• EXERCISE PROMPT
Filter the data for lines with the word "BuildParams" and copy those lines.

• THE INPUT
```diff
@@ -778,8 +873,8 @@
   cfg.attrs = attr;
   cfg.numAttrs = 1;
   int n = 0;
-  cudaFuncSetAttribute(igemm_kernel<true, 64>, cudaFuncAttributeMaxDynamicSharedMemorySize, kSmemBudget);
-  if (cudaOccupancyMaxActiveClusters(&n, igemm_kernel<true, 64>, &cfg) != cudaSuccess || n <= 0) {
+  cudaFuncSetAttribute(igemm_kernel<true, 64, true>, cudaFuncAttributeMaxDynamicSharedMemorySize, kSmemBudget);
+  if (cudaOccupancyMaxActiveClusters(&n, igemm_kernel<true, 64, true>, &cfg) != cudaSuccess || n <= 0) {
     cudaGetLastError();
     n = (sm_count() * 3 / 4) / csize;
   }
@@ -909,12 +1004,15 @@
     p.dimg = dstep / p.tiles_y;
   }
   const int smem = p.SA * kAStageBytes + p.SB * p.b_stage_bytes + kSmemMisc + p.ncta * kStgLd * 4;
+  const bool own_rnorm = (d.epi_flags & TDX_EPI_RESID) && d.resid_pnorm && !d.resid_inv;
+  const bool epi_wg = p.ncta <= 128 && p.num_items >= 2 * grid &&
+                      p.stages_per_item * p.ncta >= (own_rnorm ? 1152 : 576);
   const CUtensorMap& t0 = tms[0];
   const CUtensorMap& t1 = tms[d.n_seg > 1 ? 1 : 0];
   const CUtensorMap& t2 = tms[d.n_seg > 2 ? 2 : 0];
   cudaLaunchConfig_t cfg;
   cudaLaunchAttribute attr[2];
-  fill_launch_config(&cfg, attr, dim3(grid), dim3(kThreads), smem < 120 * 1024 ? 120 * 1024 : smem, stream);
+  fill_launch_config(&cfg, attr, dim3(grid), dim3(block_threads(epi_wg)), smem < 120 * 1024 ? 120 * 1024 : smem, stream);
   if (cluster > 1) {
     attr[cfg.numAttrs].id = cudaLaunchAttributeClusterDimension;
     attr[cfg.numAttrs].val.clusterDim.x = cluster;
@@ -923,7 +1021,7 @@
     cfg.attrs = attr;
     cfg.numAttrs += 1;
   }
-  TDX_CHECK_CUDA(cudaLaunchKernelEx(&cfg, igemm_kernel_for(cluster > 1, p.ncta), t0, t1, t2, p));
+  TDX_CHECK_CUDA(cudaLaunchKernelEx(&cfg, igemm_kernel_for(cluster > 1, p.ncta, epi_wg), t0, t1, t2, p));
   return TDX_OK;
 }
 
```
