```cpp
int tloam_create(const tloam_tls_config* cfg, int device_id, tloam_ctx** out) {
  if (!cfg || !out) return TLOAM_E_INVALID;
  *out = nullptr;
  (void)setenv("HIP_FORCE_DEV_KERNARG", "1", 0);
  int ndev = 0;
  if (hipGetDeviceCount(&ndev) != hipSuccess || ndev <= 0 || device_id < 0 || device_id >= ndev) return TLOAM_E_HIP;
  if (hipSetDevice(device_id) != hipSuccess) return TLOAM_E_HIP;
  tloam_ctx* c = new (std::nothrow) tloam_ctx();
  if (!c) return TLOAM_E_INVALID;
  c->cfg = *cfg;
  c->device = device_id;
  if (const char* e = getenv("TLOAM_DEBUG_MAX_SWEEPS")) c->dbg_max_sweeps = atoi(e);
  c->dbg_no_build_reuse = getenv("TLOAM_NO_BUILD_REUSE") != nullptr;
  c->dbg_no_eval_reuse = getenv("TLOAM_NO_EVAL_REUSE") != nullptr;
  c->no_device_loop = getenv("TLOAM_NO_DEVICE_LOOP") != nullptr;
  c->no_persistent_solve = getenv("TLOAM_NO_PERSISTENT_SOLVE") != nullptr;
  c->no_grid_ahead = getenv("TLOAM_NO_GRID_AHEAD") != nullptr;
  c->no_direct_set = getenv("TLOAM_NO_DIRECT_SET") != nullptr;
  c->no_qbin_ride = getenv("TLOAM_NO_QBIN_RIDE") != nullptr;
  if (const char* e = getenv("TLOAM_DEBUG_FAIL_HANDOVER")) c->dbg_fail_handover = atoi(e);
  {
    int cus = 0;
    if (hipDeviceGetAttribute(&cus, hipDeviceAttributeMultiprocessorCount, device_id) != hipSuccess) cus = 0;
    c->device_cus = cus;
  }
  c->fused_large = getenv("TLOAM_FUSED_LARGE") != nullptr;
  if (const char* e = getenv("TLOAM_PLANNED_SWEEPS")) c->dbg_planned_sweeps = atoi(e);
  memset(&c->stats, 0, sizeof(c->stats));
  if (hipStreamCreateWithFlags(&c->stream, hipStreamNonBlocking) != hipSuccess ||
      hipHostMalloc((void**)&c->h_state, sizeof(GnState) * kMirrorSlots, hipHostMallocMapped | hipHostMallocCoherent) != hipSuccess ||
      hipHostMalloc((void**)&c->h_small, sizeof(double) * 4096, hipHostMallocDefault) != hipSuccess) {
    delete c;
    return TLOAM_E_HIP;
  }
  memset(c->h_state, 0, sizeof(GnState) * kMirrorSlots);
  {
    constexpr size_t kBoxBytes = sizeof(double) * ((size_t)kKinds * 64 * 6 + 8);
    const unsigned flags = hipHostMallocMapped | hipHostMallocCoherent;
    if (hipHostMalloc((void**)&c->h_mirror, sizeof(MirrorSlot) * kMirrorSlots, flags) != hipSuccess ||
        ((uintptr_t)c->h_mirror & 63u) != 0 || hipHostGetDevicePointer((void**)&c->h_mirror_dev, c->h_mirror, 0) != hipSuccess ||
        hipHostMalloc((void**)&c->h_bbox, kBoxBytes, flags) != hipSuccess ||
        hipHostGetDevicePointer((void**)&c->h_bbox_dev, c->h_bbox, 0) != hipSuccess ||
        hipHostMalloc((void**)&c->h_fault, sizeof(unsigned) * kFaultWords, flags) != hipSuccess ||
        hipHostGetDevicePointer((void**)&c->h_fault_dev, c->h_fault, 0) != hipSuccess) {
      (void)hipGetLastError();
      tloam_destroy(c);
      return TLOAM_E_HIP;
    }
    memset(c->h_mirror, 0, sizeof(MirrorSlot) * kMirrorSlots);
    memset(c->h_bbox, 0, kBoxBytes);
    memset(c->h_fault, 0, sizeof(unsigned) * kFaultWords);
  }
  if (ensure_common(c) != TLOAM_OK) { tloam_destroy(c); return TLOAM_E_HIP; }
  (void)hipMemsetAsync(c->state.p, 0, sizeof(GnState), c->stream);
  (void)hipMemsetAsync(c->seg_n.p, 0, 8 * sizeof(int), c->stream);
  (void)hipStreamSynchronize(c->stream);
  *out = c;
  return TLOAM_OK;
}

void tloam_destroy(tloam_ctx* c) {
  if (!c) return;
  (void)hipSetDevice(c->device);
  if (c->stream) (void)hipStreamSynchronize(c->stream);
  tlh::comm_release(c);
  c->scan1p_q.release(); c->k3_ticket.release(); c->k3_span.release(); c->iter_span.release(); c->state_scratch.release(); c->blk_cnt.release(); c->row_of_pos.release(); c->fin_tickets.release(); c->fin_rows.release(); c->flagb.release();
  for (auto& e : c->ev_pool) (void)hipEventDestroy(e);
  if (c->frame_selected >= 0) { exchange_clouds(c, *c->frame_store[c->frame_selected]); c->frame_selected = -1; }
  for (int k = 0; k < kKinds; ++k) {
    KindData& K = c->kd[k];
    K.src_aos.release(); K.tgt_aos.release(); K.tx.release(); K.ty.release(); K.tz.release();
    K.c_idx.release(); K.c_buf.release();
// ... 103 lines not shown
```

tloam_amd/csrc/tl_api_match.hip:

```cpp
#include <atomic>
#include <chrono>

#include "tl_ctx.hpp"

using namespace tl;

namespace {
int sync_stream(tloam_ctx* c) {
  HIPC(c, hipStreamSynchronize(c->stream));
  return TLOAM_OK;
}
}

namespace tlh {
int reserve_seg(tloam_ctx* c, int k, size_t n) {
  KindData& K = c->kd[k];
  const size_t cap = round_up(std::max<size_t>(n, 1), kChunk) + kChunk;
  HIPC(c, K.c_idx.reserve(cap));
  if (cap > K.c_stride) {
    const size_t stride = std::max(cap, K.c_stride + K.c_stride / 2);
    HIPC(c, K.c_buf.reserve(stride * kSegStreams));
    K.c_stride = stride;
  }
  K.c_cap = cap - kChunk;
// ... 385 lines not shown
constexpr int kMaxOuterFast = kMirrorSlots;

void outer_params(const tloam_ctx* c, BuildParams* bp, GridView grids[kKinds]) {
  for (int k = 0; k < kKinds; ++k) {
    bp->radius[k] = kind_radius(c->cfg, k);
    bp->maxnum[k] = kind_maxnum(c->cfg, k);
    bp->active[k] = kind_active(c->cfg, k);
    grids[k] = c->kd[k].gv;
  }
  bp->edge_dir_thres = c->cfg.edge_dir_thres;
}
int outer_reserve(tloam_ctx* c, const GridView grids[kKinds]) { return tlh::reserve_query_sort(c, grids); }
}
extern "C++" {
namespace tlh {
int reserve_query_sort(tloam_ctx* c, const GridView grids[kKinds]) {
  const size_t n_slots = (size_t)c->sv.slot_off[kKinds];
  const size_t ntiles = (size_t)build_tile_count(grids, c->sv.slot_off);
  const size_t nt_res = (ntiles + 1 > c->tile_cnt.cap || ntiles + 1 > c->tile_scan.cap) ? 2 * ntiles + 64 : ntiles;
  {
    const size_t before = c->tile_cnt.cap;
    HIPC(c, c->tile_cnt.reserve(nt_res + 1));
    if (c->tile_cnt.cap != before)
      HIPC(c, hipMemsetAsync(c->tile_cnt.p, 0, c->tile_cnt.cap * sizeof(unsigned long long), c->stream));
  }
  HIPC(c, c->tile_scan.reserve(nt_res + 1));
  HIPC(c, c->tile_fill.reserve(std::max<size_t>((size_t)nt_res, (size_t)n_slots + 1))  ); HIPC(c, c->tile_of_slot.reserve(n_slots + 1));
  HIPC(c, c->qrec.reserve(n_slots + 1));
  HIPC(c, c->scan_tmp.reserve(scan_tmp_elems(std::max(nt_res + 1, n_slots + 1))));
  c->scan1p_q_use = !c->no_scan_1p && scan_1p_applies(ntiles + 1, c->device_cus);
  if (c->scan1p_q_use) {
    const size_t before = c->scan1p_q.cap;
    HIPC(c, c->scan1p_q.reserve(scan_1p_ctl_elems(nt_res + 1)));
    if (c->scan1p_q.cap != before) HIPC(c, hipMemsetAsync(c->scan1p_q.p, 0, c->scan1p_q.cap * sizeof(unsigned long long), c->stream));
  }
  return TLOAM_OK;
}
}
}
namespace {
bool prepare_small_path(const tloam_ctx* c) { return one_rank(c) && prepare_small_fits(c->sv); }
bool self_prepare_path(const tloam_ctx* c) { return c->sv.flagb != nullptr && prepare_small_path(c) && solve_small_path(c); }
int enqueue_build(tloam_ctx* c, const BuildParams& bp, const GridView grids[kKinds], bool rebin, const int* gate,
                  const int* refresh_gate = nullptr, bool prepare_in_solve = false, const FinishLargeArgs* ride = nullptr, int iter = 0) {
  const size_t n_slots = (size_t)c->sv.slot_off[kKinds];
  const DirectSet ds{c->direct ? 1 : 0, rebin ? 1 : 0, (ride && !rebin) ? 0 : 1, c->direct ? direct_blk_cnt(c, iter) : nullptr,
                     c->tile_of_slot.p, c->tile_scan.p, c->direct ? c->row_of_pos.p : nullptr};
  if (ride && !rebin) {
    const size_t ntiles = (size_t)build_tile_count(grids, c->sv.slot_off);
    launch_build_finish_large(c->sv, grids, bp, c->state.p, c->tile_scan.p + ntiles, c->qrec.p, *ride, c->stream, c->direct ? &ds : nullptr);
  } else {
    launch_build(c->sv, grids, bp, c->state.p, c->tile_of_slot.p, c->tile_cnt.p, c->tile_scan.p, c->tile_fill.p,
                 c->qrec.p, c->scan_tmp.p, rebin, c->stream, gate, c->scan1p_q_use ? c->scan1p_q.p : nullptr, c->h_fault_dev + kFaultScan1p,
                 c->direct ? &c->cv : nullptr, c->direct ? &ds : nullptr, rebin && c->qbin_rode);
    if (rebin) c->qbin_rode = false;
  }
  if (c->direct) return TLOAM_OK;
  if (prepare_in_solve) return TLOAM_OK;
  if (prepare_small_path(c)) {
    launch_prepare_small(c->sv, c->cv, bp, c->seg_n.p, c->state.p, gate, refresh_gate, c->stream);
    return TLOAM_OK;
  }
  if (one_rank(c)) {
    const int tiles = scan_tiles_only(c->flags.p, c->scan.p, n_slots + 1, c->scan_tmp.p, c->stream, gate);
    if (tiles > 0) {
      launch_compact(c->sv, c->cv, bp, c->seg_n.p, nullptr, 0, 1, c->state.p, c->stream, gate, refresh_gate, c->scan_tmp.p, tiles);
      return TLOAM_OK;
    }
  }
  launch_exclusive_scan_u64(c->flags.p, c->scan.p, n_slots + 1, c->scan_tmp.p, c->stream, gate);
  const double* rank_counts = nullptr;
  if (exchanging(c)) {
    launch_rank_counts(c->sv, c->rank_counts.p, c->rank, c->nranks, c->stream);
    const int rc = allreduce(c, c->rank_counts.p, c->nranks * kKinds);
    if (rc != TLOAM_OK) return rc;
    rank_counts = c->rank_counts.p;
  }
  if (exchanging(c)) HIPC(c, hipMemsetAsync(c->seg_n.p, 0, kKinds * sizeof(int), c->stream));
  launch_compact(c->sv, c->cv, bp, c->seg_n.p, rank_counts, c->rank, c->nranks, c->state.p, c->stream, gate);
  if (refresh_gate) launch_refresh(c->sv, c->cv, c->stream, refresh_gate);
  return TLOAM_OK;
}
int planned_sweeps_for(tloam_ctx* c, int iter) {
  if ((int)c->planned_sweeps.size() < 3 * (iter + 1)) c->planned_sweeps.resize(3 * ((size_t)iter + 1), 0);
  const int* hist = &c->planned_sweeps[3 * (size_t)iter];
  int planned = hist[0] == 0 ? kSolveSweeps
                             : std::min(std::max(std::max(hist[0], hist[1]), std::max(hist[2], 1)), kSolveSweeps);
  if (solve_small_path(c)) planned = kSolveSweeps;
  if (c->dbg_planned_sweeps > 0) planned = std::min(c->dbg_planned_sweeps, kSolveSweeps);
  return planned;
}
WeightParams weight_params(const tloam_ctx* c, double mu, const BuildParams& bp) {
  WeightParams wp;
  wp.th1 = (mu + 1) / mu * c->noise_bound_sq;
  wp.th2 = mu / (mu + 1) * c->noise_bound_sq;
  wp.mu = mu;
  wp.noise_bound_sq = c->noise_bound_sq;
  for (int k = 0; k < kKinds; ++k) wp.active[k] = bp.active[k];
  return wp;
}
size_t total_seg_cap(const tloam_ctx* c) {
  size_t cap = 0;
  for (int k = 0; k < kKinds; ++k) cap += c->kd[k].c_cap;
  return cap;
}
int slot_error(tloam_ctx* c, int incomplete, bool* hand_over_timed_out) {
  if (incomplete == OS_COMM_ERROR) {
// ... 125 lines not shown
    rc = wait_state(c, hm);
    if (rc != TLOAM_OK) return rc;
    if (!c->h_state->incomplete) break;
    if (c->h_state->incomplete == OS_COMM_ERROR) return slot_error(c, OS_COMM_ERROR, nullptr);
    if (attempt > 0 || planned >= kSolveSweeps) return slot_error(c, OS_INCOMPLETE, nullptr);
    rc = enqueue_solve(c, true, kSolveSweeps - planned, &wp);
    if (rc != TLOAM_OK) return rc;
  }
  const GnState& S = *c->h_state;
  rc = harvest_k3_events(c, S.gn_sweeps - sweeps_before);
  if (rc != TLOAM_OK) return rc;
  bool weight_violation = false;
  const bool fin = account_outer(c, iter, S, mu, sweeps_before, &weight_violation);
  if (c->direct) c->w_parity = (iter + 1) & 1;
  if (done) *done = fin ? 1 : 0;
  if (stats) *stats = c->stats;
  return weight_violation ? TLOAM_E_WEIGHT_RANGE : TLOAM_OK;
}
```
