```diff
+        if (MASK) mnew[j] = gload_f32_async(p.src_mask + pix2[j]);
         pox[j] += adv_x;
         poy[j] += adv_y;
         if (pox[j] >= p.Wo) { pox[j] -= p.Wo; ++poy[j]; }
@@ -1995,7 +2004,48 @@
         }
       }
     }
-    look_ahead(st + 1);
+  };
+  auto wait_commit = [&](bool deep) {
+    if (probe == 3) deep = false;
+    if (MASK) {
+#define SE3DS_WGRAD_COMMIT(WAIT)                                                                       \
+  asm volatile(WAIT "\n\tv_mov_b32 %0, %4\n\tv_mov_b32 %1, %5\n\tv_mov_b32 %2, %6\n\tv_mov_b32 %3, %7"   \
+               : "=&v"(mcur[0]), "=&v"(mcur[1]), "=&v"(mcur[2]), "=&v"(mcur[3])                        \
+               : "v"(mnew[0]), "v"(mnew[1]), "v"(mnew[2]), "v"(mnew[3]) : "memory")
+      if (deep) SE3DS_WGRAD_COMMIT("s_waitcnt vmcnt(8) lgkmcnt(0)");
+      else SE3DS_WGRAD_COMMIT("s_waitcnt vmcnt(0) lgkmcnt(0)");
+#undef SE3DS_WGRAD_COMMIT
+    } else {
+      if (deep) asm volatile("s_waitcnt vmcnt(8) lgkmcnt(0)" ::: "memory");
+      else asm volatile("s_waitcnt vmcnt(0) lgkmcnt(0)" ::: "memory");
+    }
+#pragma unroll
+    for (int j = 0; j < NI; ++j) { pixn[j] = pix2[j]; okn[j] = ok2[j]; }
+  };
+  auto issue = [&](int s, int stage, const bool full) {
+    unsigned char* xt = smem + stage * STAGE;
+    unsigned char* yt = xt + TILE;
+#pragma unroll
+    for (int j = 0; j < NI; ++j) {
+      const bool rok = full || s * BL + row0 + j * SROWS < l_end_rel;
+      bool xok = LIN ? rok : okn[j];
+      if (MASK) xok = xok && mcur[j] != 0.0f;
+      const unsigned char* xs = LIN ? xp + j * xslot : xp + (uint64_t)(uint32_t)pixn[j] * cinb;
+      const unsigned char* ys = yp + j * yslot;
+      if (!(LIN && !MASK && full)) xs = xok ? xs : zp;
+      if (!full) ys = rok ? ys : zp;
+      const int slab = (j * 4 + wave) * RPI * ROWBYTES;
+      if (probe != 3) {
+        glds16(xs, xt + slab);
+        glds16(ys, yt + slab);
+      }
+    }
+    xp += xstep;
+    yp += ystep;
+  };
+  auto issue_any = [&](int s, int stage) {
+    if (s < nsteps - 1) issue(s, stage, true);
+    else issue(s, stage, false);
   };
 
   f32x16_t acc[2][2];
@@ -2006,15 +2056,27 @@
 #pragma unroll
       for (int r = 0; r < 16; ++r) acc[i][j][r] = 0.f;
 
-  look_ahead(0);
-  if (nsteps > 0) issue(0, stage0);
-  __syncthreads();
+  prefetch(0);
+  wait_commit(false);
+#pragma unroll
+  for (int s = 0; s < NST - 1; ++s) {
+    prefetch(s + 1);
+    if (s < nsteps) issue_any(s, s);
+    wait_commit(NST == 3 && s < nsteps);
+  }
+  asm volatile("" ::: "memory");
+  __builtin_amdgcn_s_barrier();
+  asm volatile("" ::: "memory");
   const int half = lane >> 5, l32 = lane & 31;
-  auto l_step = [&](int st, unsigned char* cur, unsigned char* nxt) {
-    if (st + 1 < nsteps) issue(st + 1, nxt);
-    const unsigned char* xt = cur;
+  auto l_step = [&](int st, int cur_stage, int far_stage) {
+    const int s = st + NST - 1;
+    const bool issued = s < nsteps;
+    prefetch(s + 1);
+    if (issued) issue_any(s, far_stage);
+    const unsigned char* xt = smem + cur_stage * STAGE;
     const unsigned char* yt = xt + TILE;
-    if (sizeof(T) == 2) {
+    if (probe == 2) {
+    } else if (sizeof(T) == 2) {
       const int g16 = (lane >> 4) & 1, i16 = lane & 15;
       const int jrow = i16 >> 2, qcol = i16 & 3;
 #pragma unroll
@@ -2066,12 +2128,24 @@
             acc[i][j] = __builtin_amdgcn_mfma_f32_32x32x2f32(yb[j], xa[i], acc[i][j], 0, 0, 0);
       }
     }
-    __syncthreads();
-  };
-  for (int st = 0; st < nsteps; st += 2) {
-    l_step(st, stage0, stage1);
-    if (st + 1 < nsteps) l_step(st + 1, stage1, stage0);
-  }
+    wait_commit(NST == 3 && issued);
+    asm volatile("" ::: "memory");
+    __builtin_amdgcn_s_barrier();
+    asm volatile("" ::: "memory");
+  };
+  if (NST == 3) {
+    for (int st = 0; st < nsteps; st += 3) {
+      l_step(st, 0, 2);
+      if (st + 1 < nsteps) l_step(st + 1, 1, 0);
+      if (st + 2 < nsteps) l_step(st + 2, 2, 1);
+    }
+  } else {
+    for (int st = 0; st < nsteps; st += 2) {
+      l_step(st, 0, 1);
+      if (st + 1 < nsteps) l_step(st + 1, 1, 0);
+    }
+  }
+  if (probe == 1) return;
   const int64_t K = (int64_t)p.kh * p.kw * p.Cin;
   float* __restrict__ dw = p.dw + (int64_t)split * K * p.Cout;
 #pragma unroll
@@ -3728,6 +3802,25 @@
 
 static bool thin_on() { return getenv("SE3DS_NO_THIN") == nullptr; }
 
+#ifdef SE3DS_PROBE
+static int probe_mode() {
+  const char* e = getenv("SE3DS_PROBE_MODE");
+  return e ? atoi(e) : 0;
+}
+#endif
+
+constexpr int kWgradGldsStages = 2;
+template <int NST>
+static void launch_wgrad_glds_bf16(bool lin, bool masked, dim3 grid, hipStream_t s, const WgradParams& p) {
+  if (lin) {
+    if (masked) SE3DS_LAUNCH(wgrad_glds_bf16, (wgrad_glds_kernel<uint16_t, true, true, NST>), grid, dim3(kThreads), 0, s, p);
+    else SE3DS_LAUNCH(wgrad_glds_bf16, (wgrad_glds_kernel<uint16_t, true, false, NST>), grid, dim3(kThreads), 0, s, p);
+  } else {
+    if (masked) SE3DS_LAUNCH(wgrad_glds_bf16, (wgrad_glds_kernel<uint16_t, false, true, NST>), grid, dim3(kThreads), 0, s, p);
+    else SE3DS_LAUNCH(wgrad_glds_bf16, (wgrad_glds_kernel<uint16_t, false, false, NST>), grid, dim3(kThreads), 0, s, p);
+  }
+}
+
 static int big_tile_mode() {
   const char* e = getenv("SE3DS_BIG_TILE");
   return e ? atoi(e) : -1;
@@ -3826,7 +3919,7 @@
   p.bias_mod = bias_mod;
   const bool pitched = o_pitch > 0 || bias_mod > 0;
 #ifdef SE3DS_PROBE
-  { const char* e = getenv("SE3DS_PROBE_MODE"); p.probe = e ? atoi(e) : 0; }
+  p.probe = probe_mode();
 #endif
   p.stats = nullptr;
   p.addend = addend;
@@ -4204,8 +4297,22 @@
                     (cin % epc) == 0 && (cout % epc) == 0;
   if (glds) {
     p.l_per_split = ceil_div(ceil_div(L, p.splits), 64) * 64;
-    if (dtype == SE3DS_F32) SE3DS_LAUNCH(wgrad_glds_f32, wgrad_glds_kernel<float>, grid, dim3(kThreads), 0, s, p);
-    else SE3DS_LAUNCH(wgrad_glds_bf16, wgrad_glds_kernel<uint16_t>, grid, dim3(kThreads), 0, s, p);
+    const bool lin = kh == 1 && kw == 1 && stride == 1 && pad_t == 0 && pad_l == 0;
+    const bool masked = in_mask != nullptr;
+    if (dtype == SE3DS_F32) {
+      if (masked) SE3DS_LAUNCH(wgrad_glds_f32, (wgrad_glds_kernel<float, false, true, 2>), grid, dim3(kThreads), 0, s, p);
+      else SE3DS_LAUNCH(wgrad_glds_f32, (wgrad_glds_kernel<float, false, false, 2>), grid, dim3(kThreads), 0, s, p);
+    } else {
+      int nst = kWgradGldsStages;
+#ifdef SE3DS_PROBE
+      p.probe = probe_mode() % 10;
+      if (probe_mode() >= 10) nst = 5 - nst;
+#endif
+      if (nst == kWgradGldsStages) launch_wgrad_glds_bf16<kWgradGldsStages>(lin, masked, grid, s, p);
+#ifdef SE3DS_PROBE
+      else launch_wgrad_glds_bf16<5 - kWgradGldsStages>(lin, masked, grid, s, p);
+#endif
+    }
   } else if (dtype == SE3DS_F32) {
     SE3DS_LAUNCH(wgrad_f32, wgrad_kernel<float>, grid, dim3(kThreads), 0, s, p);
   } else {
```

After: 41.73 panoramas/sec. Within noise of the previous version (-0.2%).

• REPLY
void outer_params(const tloam_ctx* c, BuildParams* bp, GridView grids[kKinds]) {
int enqueue_build(tloam_ctx* c, const BuildParams& bp, const GridView grids[kKinds], bool rebin, const int* gate,
WeightParams weight_params(const tloam_ctx* c, double mu, const BuildParams& bp) {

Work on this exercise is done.